By the sounds of it with the cost of living crisis we could well see a reduction in travel by economic restrictions rather than choice anyway. If I understand correctly the UK is now in official recession with the Bank of England suggesting it could be the longest recession in history. With COP27 and COP 16 coming up and the Ramsar Conference of the Parties on this weekend it will be interesting to see if any further developments in the capitalisation of nature. After a very exciting escalation this time last year of carbon credits, biodiversity net gain, offset companies floating on the stock market, the Environment and Agriculture Bills drafts with new commitments to nature recovery etc there have been a lot of set backs in 2022 mainly due to the Ukraine situation and the focus on food security and even threats to cancel Environmental Land Management Schemes and a U-turn on the progressing to a multi-indices eco-economy.

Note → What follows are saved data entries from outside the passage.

EXPORTED = ["parc_abi_version", "parc_refresh_ray_obs_hfs", "parc_refresh_obs_hfs", "parc_dof_to_rot", "parc_rot_to_dof",
            "parc_forward_kinematics", "parc_calc_motion_frame", "parc_motion_lib_build", "parc_track_post_step",
            "parc_update_fail_rates", "parc_td_lambda_return", "parc_adv_normalize", "parc_reset_apply", "parc_ppo_loss", "parc_ppo_workspace_floats", "parc_record_step", "parc_return_tracker_update", "parc_normalize_clamp",
            "parc_action_head", "parc_points_hf_sdf", "parc_moments_workspace_floats", "parc_moments_accumulate", "parc_reset_sample_apply", "parc_return_tracker_workspace_floats", "parc_scale_by_clipped_norm", "parc_relu_bwd_workspace_floats",
            "parc_relu_bwd_bias_grad", "parc_ppo_loss_packed", "parc_weighted_colsum", "parc_sgd_workspace_floats", "parc_sgd_momentum_step", "parc_adamw_step",
            "parc_pose_chain_forward", "parc_pose_chain_backward", "parc_points_hf_sdf_grad", "parc_body_points_world", "parc_body_points_world_grad",
            "parc_quat_diff_angle", "parc_quat_diff_angle_grad", "parc_temporal_terms", "parc_temporal_terms_grad", "parc_step_tail",
            "parc_assemble_obs", "parc_track_post_step_timed", "parc_rng_step", "parc_obs_ingest", "parc_action_head_record",
            "parc_render", "parc_render_abi", "parc_motion_score", "parc_score_abi",
            "parc_netstats_workspace_floats", "parc_netstats_update", "parc_netstats_abs_colsum", "parc_netstats_dormant_count", "parc_netstats_abi",
            "parc_points_hf_sdf_ragged", "parc_points_hf_sdf_ragged_grad", "parc_temporal_terms_seg", "parc_temporal_terms_seg_grad",
            "parc_segment_sums", "parc_moopt_abi",
            "parc_augment_frames", "parc_augment_terrains", "parc_augment_localize", "parc_augment_abi",
            "parc_mdm_heightfields", "parc_mdm_windows", "parc_mdm_batch_abi"]


def check(rc, what):
    if rc != 0:
        raise RuntimeError("{} failed with code {} ({})".format(what, rc, "bad argument" if rc == -1 else "unsupported" if rc == -2 else "hipError"))


def stream():
    return c_vp(torch.cuda.current_stream().cuda_stream)


def ptr(t):
    if t is None:
        return c_vp(0)
    assert t.is_cuda, "HIP kernels need device tensors (no CPU fallback)"
    assert t.is_contiguous(), "tensor must be contiguous"
    return c_vp(t.data_ptr())


def terrain_struct(hf, min_point, dxdy):
    assert hf.dtype == torch.float32 and hf.is_contiguous() and hf.dim() == 2
    return TerrainS(ptr(hf), int(hf.shape[0]), int(hf.shape[1]), float(min_point[0]), float(min_point[1]),
                    float(dxdy[0]), float(dxdy[1]))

Anyway hopefully there will be opportunity in this new recession as there can't be too much more juice to squeeze out of fundamental economic growth (particularly in the global north) so a change in the way we measure and see growth could be a feature of the economic recovery and associated environmental and social recovery.
As we go through this mill (net closing in or whatever you want to call it), there will be a lot of 'chaff/bi-catch/waste' as this squeezes and resulting economic suffering and hardship particularly to those in over exposed positions (dependency or over-leveraged) so hopefully there are also nature based solutions to be pushed out to alleviate that stress.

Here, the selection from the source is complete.